Or look at it this way. He wants it for sports mainly.

Well, in bright lighting sports, the f/2.8 would let you use a faster shutter, and gaining one stop of aperature (f/2.8 vs. f/4) lets you advance one stop in shutter speed (double speed), making up for one stop of image stabilization. Does the f/4 IS really give you much more than 1 stop of IS? And if it is really bright, then forget about IS completely. At a very fast shutter speed (like bright daylight fast sports), Image Stabilization doesn't really do any good. So in some situations at medium speed, the two may cancel each other out, and in others at high speed the IS is useless.

And in low lighting, like in a basketball gym, the f/4 may not be usable at all (unless you have an uber-expensive camera that is great at uber-uber-high ISO), whereas the f/2.8 is twice as bright as f/4. And since you would want to use a monopod for that anyway, the monopod will be your image stabilization.


----------



## HarryWintergreen (Aug 18, 2012)

ScottyP said:


> HarryWintergreen said:
> 
> 
> > IS is simply a must. The difference in terms of the keeper rate is considerable.
> ...



I know both lenses and I used to shoot track & fields in film days. To me IS is clearly valuable even in bright light.
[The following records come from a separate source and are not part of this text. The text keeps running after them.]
# ViktorLiang/GW-Depth

Hardware: AMD Instinct MI355X
Metric: images/sec (train fwd+bwd) 480x640 bs=8/GPU (higher is better)
Workload: dtype bf16; 1 GPU; GW-Depth full model (res50 + DETR 6+6 + 4-scale ReferTransformer + decoder) fwd+17 losses+bwd+clip+AdamW, 480x640, bs=8/GPU, dropout 0.1; global_batch=8, parallelism=dp1, launch=hipgraph, graph_segments=1, grad_buckets=8

## Files before the change

### gw_depth_amd/csrc/refattn.hip

```cpp
#include "common.h"

namespace {

struct QOp {
    const void *p;
    long ws, ts, hs;
};
struct QOpW {
    void *p;
    long ws, ts, hs;
};

template <typename T, int HD>
__device__ __forceinline__ void load_row(float (&v)[HD], const T *p) {
    if constexpr (sizeof(T) == 2) {
#pragma unroll
        for (int c = 0; c < HD; c += 8) {
            const bf16x8 x = *(const bf16x8 *)(p + c);
#pragma unroll
            for (int j = 0; j < 8; ++j) v[c + j] = (float)x[j];
        }
    } else {
#pragma unroll
        for (int c = 0; c < HD; c += 4) {
            const float4 x = *(const float4 *)(p + c);
            v[c] = x.x, v[c + 1] = x.y, v[c + 2] = x.z, v[c + 3] = x.w;
        }
    }
}

template <typename T, int HD>
__global__ void ref_scores_fwd_kernel(QOp q, const T *__restrict__ refk, T *__restrict__ ra, int B, int nwin, int R, int H, float scale) {
    const long total = (long)B * nwin * 49 * H;
    const int C = H * HD, Tn = nwin * 49;
    for (long i = (long)blockIdx.x * blockDim.x + threadIdx.x; i < total; i += (long)gridDim.x * blockDim.x) {
        const int h = (int)(i % H);
        const long bt = i / H;
        const int t = (int)(bt % Tn), b = (int)(bt / Tn);
        float qv[HD];
        load_row<T, HD>(qv, (const T *)q.p + ((long)b * nwin + t / 49) * q.ws + (long)(t % 49) * q.ts + (long)h * q.hs);
        const T *kp = refk + (long)b * R * C + h * HD;
        T *dst = ra + bt * R * H + h;
        for (int r = 0; r < R; ++r) {
            float kv[HD];
            load_row<T, HD>(kv, kp + (long)r * C);
            float acc = 0.f;
#pragma unroll
            for (int d = 0; d < HD; ++d) acc += qv[d] * kv[d];
            dst[(long)r * H] = from_f32<T>(acc * scale);
        }
    }
}

template <typename T, int HD>
__global__ void ref_scores_dq_kernel(const T *__restrict__ refk, const T *__restrict__ g, QOpW dq, int B, int nwin, int R, int H, float scale) {
    const long total = (long)B * nwin * 49 * H;
    const int C = H * HD, Tn = nwin * 49;
    for (long i = (long)blockIdx.x * blockDim.x + threadIdx.x; i < total; i += (long)gridDim.x * blockDim.x) {
        const int h = (int)(i % H);
        const long bt = i / H;
        const int t = (int)(bt % Tn), b = (int)(bt / Tn);
        const T *gp = g + bt * R * H + h;
        const T *kp = refk + (long)b * R * C + h * HD;
        float acc[HD];
#pragma unroll
        for (int d = 0; d < HD; ++d) acc[d] = 0.f;
        for (int r = 0; r < R; ++r) {
            float kv[HD];
            load_row<T, HD>(kv, kp + (long)r * C);
            const float gv = to_f32(gp[(long)r * H]);
#pragma unroll
            for (int d = 0; d < HD; ++d) acc[d] += gv * kv[d];
        }
        T *dst = (T *)dq.p + ((long)b * nwin + t / 49) * dq.ws + (long)(t % 49) * dq.ts + (long)h * dq.hs;
#pragma unroll
        for (int d = 0; d < HD; ++d) dst[d] = from_f32<T>(acc[d] * scale);
    }
}

template <typename T, int HD>
__global__ void token_reduce_kernel(const T *__restrict__ a, QOp x, float *__restrict__ out, int B, int nwin, int R, int H, float scale) {
    const int lane = threadIdx.x & 63;
    const long wave = ((long)blockIdx.x * blockDim.x + threadIdx.x) >> 6, total = (long)B * R * H;
    if (wave >= total) return;
    const int h = (int)(wave % H), r = (int)((wave / H) % R), b = (int)(wave / ((long)H * R));
    const int Tn = nwin * 49;
    const T *ap = a + ((long)b * Tn * R + r) * H + h;
    float acc[HD];
#pragma unroll
    for (int d = 0; d < HD; ++d) acc[d] = 0.f;
    for (int t = lane; t < Tn; t += 64) {
        float xv[HD];
        load_row<T, HD>(xv, (const T *)x.p + ((long)b * nwin + t / 49) * x.ws + (long)(t % 49) * x.ts + (long)h * x.hs);
        const float av = to_f32(ap[(long)t * R * H]);
#pragma unroll
        for (int d = 0; d < HD; ++d) acc[d] += av * xv[d];
    }
    float *dst = out + ((long)b * R + r) * H * HD + h * HD;
#pragma unroll
    for (int d = 0; d < HD; ++d) {
        const float s = wave_sum(acc[d]);
        if (lane == (d & 63)) dst[d] = s * scale;
    }
}

template <typename T>
__global__ void ref_mix_fwd_kernel(const T *__restrict__ ra, const T *__restrict__ refv, T *__restrict__ qnew, T *__restrict__ att_out,
                                   int R, int H, int hd, int Tn) {
    extern __shared__ float sm[];
    const long bt = blockIdx.x;
    const int C = H * hd, RH = R * H;
    const T *src = ra + bt * RH;
    for (int e = threadIdx.x; e < RH; e += blockDim.x) sm[e] = to_f32(src[e]);
    __syncthreads();
    {
        float *red = sm + RH;
        const int parts = blockDim.x / H, hh = threadIdx.x % H, pp = threadIdx.x / H;
        float m = -INFINITY;
        if (pp < parts)
            for (int r = pp; r < R; r += parts) m = fmaxf(m, sm[r * H + hh]);
        if (pp < parts) red[pp * H + hh] = m;
        __syncthreads();
        for (int q = 0; q < parts; ++q) m = fmaxf(m, red[q * H + hh]);
        __syncthreads();
        float l = 0.f;
        if (pp < parts)
            for (int r = pp; r < R; r += parts) {
                const float p = __expf(sm[r * H + hh] - m);
                sm[r * H + hh] = p;
                l += p;
            }
        if (pp < parts) red[pp * H + hh] = l;
        __syncthreads();
        l = 0.f;
        for (int q = 0; q < parts; ++q) l += red[q * H + hh];
        const float inv = 1.0f / l;
        if (pp < parts)
            for (int r = pp; r < R; r += parts) sm[r * H + hh] *= inv;
    }
    __syncthreads();
    if (att_out)
        for (int e = threadIdx.x; e < RH; e += blockDim.x) att_out[bt * RH + e] = from_f32<T>(sm[e]);
    const T *vb = refv + (bt / Tn) * R * C;
    for (int e = threadIdx.x; e < C; e += blockDim.x) {
        const int h = e / hd;
        float acc = 0.f;
        for (int r = 0; r < R; ++r) acc += sm[r * H + h] * to_f32(vb[(long)r * C + e]);
        qnew[bt * C + e] = from_f32<T>(acc);
    }
}
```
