int mi_put_obs(mi_ctx* c, int32_t t, const void* obs, size_t bytes) {
    ARG(c && obs, "null"); JOIN(c); ARG(t >= 0 && t <= c->T, "t out of range");
    const size_t want = (size_t)c->E * c->obs_bytes_per_env;
    ARG(bytes == want, "obs byte count != E * bytes_per_env");
    HIPC(hipMemcpyAsync(obs_ring(c) + (size_t)t * want, obs, bytes, hipMemcpyHostToDevice, c->stream));
    return 0;
}
int mi_get_obs(mi_ctx* c, int32_t t, void* obs, size_t bytes) {
    ARG(c && obs, "null"); JOIN(c); ARG(t >= 0 && t <= c->T, "t out of range");
    const size_t want = (size_t)c->E * c->obs_bytes_per_env;
    ARG(bytes == want, "obs byte count != E * bytes_per_env");
    HIPC(hipMemcpyAsync(obs, obs_ring(c) + (size_t)t * want, bytes, hipMemcpyDeviceToHost, c->stream));
    HIPC(hipStreamSynchronize(c->stream));
    return 0;
}
int mi_put_step(mi_ctx* c, int32_t t, const float* rew, const float* done) {
    ARG(c && rew && done, "null"); JOIN(c); ARG(t >= 0 && t < c->T, "t out of range");
    const size_t b = (size_t)c->E * sizeof(float);
    HIPC(hipMemcpyAsync(c->rew + (size_t)t * c->E, rew, b, hipMemcpyHostToDevice, c->stream));
    HIPC(hipMemcpyAsync(c->done + (size_t)t * c->E, done, b, hipMemcpyHostToDevice, c->stream));
    return 0;
}
int mi_put_policy_outputs(mi_ctx* c, int32_t t, const int32_t* act, const float* logp, const float* value) {
    ARG(c, "null"); JOIN(c); ARG(t >= 0 && t <= c->T, "t out of range");
    const size_t E = c->E;
    if (act) { ARG(t < c->T, "act at t==T"); HIPC(hipMemcpyAsync(c->act + t * E, act, E * 4, hipMemcpyHostToDevice, c->stream)); }
    if (logp) { ARG(t < c->T, "logp at t==T"); HIPC(hipMemcpyAsync(c->logp + t * E, logp, E * 4, hipMemcpyHostToDevice, c->stream)); }
    if (value) HIPC(hipMemcpyAsync(c->value + t * E, value, E * 4, hipMemcpyHostToDevice, c->stream));
    HIPC(hipStreamSynchronize(c->stream));
    return 0;
}
static float* field_ptr(mi_ctx* c, int f, int64_t* n) {
    const int64_t TE = (int64_t)c->T * c->E;
    *n = TE;
    switch (f) {
        case MI_F_REW: return c->rew; case MI_F_DONE: return c->done; case MI_F_LOGP: return c->logp;
        case MI_F_ADV: return c->adv; case MI_F_RET: return c->ret;
        case MI_F_VALUE: *n = TE + c->E; return c->value;
        default: return nullptr;
    }
}
int mi_read_field(mi_ctx* c, int32_t f, float* out, int64_t n) {
    ARG(c && out, "null"); JOIN(c);
    if (f == MI_F_ACT) {
        ARG(n == (int64_t)c->T * c->E, "length");
        std::vector<int32_t> tmp(n);
        HIPC(hipMemcpyAsync(tmp.data(), c->act, n * 4, hipMemcpyDeviceToHost, c->stream));
        HIPC(hipStreamSynchronize(c->stream));
        for (int64_t k = 0; k < n; ++k) out[k] = (float)tmp[k];
        return 0;
    }
    int64_t want; float* p = field_ptr(c, f, &want);
    ARG(p, "field"); ARG(n == want, "length");
    HIPC(hipMemcpyAsync(out, p, n * 4, hipMemcpyDeviceToHost, c->stream));
    HIPC(hipStreamSynchronize(c->stream));
    return 0;
}
int mi_write_field(mi_ctx* c, int32_t f, const float* in, int64_t n) {
    ARG(c && in, "null"); JOIN(c);
// ... 40 lines not shown
        p.a = prof_event(c); p.b = prof_event(c); p.cls = cls; p.phase = c->prof.phase; p.units = units; p.bytes = bytes; p.flops = flops;
        hipEventRecord(p.a, c->stream);
    }
    ~ProfScope() {
        if (!live) return;
        hipEventRecord(p.b, c->stream);
        c->prof.pend.push_back(p);
        if (c->prof.pend.size() >= 4096) prof_harvest(c);
    }
};
int mi_profile_enable(mi_ctx* c, int32_t enabled) {
    ARG(c, "null");
    if (!enabled) prof_harvest(c);
    c->prof.on = (enabled & 0xff) != 0; c->prof.all_phases = (enabled & 0xff) == 2;
    c->prof.period = (enabled >> 8) > 0 ? (enabled >> 8) : 1; c->prof.mb_count = 0; c->prof.sample_now = true;
    return 0;
}
const char* mi_profile_class_name(int32_t id) { return (id >= 0 && id < PC_COUNT) ? kProfNames[id] : ""; }
int mi_profile_read(mi_ctx* c, double* rows, int32_t max_rows, int32_t* n_rows, int32_t reset) {
    ARG(c && rows && n_rows, "null"); JOIN(c);
    prof_harvest(c);
    int n = 0;
    for (int ph = 0; ph < 2; ++ph)
        for (int k = 0; k < PC_COUNT; ++k)
            if (c->prof.launches[ph][k] > 0 && n < max_rows) {
                double* r = rows + (size_t)n * 7;
                r[0] = k; r[1] = ph; r[2] = (double)c->prof.launches[ph][k]; r[3] = c->prof.ms[ph][k]; r[4] = (double)c->prof.units[ph][k];
                r[5] = c->prof.bytes[ph][k]; r[6] = c->prof.flops[ph][k];
                ++n;
            }
    *n_rows = n;
    if (reset) { memset(c->prof.ms, 0, sizeof(c->prof.ms)); memset(c->prof.launches, 0, sizeof(c->prof.launches)); memset(c->prof.units, 0, sizeof(c->prof.units));
                 memset(c->prof.bytes, 0, sizeof(c->prof.bytes)); memset(c->prof.flops, 0, sizeof(c->prof.flops)); }
    return 0;
}
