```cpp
int nk_reserve(nk_ctx *ctx, int64_t capacity);
int nk_upload_particles(nk_ctx *ctx, int64_t N, const double *x, const double *y, const double *z,
                        const int32_t *mode, const double *occ, const double *n_ts, const int32_t *facet,
                        const uint64_t *pid, uint64_t pid_offset);
int nk_init_boundaries(nk_ctx *ctx);
int nk_init_particles(nk_ctx *ctx, int64_t N, int64_t capacity, uint64_t pid_lo, const int32_t *unique_modes, int64_t n_unique,
                      const int64_t *sv_first);
int nk_tally_state(nk_ctx *ctx, double *E_raw, double *N_sv, double *flux_raw);
int nk_step(nk_ctx *ctx, int32_t nsteps, nk_tally *out);
int nk_download_particles(nk_ctx *ctx, int64_t capacity, double *x, double *y, double *z, int32_t *mode,
                          double *occ, double *n_ts, int32_t *facet, uint64_t *pid, int64_t *N_out);
int nk_get_subvol_temperature(nk_ctx *ctx, double *T_sv );
int nk_set_subvol_temperature(nk_ctx *ctx, const double *T_sv );
int nk_get_step(nk_ctx *ctx, int64_t *step);
int nk_get_timing(nk_ctx *ctx, nk_timing *t);

int nk_comm_unique_id(void *id128 );
int nk_comm_init(nk_ctx *ctx, const void *id128, int rank, int nranks);
typedef struct {
    int32_t rank, nranks;
    int32_t comm_rank, comm_nranks;
    int32_t device;
    int32_t selftest_ok;
    double selftest_sum;
    char pci_bus_id[32];
} nk_comm_report;
int nk_comm_info(nk_ctx *ctx, nk_comm_report *out);
int nk_comm_allreduce(nk_ctx *ctx, double *inout, int64_t n);

int nk_set_bands(nk_ctx *ctx, int32_t nbands, const int32_t *band_of_mode);
int nk_get_band_rows(nk_ctx *ctx, double *F, double *N, int64_t *steps, int32_t cap, int32_t *nrows);
int nk_tally_bands_state(nk_ctx *ctx, double *F, double *N);

typedef struct {
    double lo[3], h[3];
    int32_t n[3];
    int32_t every;
    int32_t flags;
    int64_t capacity;
} nk_field;
#define NK_FIELD_GLOBAL 1
#define NK_FIELD_TEST_SMALL_BOUND 2
int nk_set_field(nk_ctx *ctx, const nk_field *f);
int nk_get_field(nk_ctx *ctx, double *N, double *E, double *F, int64_t *samples, int64_t *clamped, int32_t reset);
int nk_tally_field_state(nk_ctx *ctx, int64_t *raw, int64_t *clamped);
typedef struct {
    int32_t n[3], every;
    int64_t ncells;
    int32_t k_E, k_F;
    double B_E, B_F;
    int64_t capacity;
    int64_t bytes;
    int32_t lds_path;
    int32_t on;
} nk_field_report;
int nk_field_info(nk_ctx *ctx, nk_field_report *out);

int nk_set_field_groups(nk_ctx *ctx, int32_t ngroups, const int32_t *group_of_mode);
int nk_get_field_groups(nk_ctx *ctx, double *N, double *E, double *F, int64_t *samples, int64_t *ungrouped, int32_t reset);
int nk_tally_field_groups_state(nk_ctx *ctx, int64_t *raw, int64_t *clamped, int64_t *ungrouped);
typedef struct {
    int32_t G;
    int32_t lds_path;
    int64_t lines;
    int64_t bytes;
    int32_t k_E, k_F;
    int64_t permutes;
    int32_t on, pad_;
} nk_field_groups_report;
int nk_field_groups_info(nk_ctx *ctx, nk_field_groups_report *out);

typedef struct {
    int64_t ncells, pairs;
    int32_t k_A, k_P;
    double seconds;
} nk_solid_report;
int nk_cell_solid_volume(int device, int64_t n_faces, const double *tri , const double lo[3],
                         const double h[3], const int32_t n[3], double *V , nk_solid_report *rep );
const char *nk_solid_last_error(void);

typedef struct {
    int32_t every;
    int32_t flags;
    int64_t capacity;
} nk_modes;
#define NK_MODES_GLOBAL 1
#define NK_MODES_TEST_SMALL_BOUND 2
int nk_set_modes(nk_ctx *ctx, const nk_modes *m);
int nk_get_modes(nk_ctx *ctx, double *N, double *E, int64_t *samples, int64_t *skipped, int32_t reset);
int nk_tally_modes_state(nk_ctx *ctx, int64_t *N, int64_t *E);
typedef struct {
    int32_t every, k_E;
    double B_E;
    int64_t capacity;
    int64_t bytes;
    int32_t owner_path;
    int32_t on;
} nk_modes_report;
// ... 192 lines not shown
```

nanokappa_amd/csrc/nk_engine.hip:

```cpp
#include <hip/hip_runtime.h>
#include <dlfcn.h>
#include <math.h>
#include <stdio.h>
#include <stdlib.h>
#include <string.h>
#include <algorithm>
#include <functional>
#include <map>
#include <mutex>
#include <queue>
#include <string>
#include <type_traits>
#include <chrono>
#include <time.h>
#include <vector>

#include <rccl/rccl.h>

#include "../../include/nanokappa_hip.h"
#include "nk_kernels.h"
#include "nk_field.h"
#include "nk_modes.h"
#include "nk_group.h"
#include "nk_freepath.h"
#include "nk_freecols.h"
#include "nk_kinetic.h"
#ifndef NK_PLAIN_IN_ENGINE
extern template __global__ void k_sweep<1, false, false, false, false, true, 1>(NkDev, uint32_t, int, int);
extern template __global__ void k_sweep<1, false, false, false, false, true, 2>(NkDev, uint32_t, int, int);
extern template __global__ void k_sweep<1, false, false, false, false, false, 1>(NkDev, uint32_t, int, int);
extern template __global__ void k_sweep<1, false, false, false, false, false, 2>(NkDev, uint32_t, int, int);
extern template __global__ void k_sweep<1, false, false, false, false, true, 1, true>(NkDev, uint32_t, int, int);
extern template __global__ void k_sweep<1, false, false, false, false, true, 2, true>(NkDev, uint32_t, int, int);
extern template __global__ void k_sweep<1, false, false, false, false, false, 1, true>(NkDev, uint32_t, int, int);
extern template __global__ void k_sweep<1, false, false, false, false, false, 2, true>(NkDev, uint32_t, int, int);
#endif

struct NkRccl {
    void *lib = nullptr;
    ncclResult_t (*GetUniqueId)(ncclUniqueId *) = nullptr;
    ncclResult_t (*CommInitRank)(ncclComm_t *, int, ncclUniqueId, int) = nullptr;
    ncclResult_t (*AllReduce)(const void *, void *, size_t, ncclDataType_t, ncclRedOp_t, ncclComm_t, hipStream_t) = nullptr;
    ncclResult_t (*CommDestroy)(ncclComm_t) = nullptr;
    ncclResult_t (*CommCount)(const ncclComm_t, int *) = nullptr;
    ncclResult_t (*CommUserRank)(const ncclComm_t, int *) = nullptr;
    ncclResult_t (*CommAbort)(ncclComm_t) = nullptr;
};

static thread_local std::string g_create_error;

struct nk_ctx {
    int device = 0;
    hipStream_t stream = nullptr;
    std::string err;
    NkDev d;
    std::vector<void *> allocs;
    std::vector<void *> pallocs;
    void *store_buf = nullptr;
    size_t store_pad = 0;
    bool store_pid = false;
    bool store_nts = true;
    bool mesh_box = false;
    bool box_forbidden = false;
    int32_t *anomalies = nullptr;
    bool have_material = false, have_mesh = false, have_sv = false, have_params = false;
    int64_t step = 0;
    bool pending_relax = false;
    int g_sweep = 0;
    std::vector<hipEvent_t> evpool;
    NkSweepKind g_sweep_kind = {};
    size_t g_sweep_lds = 0;
    int layout_key = -1;
    std::vector<double> h_enter_prob;
    int64_t spec_M = 0;
    double *spec_v = nullptr, *spec_om = nullptr, *spec_dl = nullptr, *spec_svx = nullptr;
    int32_t *spec_rank = nullptr;
    double spec_vmax = 0.0;
    NkSpecMode *spec_modes = nullptr;
    int32_t *spec_in = nullptr, *spec_out = nullptr;
    unsigned long long *spec_count = nullptr;
    double *ks_kv = nullptr, *ks_mat = nullptr;
    double ks_tol[3] = {0, 0, 0};
    int64_t ks_Q = 0;
    int64_t spec_cap = 0;
    int64_t spec_last = 0;
    int rb_Fr = 0;
    double *rb_k2 = nullptr, *rb_nin = nullptr, *rb_eta = nullptr, *rb_sub = nullptr, *rb_spec = nullptr, *rb_roul = nullptr;
    uint8_t *rb_ts = nullptr;
    unsigned int *rb_map = nullptr;
    std::vector<int32_t> rb_facet;
    int64_t o2o_first = 0;
    bool stepped = false;
    int64_t emitted_for = -1;
    std::vector<double> h_vg;
    std::vector<int32_t> h_m2s, h_s2m;
    int32_t *m2s_dev = nullptr, *s2m_dev = nullptr, *nl_dev = nullptr;
    unsigned int *rbar = nullptr;
    bool walked = false;
    int map_nseg = 0;
    NkMode *modetab_p = nullptr;
    int64_t modetab_p_len = 0;
    void *inbox = nullptr, *inbox_n = nullptr;
    void *mig_buf = nullptr, *mig_n = nullptr;
    double *ep_p = nullptr, *rc_p = nullptr;
    int rm_nseg = 0, rm_nlmax = 0;
    int32_t halt_words[4] = {0, 0, 0, 0};
    double *acc = nullptr;
    double *hist = nullptr;
    int hist_cap = 0;
    nk_params params;
    nk_timing timing;
    NkRccl rccl;
    ncclComm_t comm = nullptr;
    int comm_rank = -1, comm_nranks = 0;
    double comm_selftest = 0.0;
    int num_cu = 256;
    std::vector<int32_t> h_ffo, h_ffi;
    std::vector<double> h_fcdf, h_verts;
    std::vector<double> h_rbf_inv;
    std::vector<NkFacet> host_facets;
    const double *d_omega = nullptr, *d_vg = nullptr;
    std::vector<double> h_Tgrid;
    double T_lo = 0.0, T_hi = 0.0;
    int32_t band_B = 0;
    int32_t *band_map = nullptr;
    double *band_slabs = nullptr;
    size_t band_slabs_n = 0;
    double *band_rows_d = nullptr;
    size_t band_rows_n = 0;
    std::vector<double> band_rows;
    std::vector<int64_t> band_steps;
    NkFieldHost field;
    NkFGroupsHost fgroups;
    int64_t map_gen = 0;
    NkModesHost modes;
    double res_T_max = 0.0;
    nk_free_path_report fp_last = {};
    int32_t fc_calls = 0;
    int32_t kin_calls = 0;
    nk_free_path_map_report fm_last = {};
};
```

But I see that there may be indivdual differences in what situationens one shoots and how one does is.


----------



## paul13walnut5 (Aug 18, 2012)

I bought the f2.8 non-IS.

I cannot directly compare it to the f4 IS because I have no direct experience.

My reasoning for buying the f2.8 version was:

I do a lot of video - the extra aperture is invaluable (video has a fixed shutter speed essentially, more aperture flexibility = good)

For when I do stills the extra light is really useful for my AF, I cannot compare like for like here, but my 7D is very very fast and accurate with the f2.8 lens.

In the detailed reviews I read the f4 IS was marginally sharper, a minimal amount sharper, both were excellent, very very good,the f4IS was the sharpest of the bunch (this is in the pre f2.8 IS II days) but the f2.8 was in and of itself an excellent lens.

For the stills stuff that I do the extra shutter speed is more useful to me than IS (I always use a monopod or tripod anyway, I respect that most people do not)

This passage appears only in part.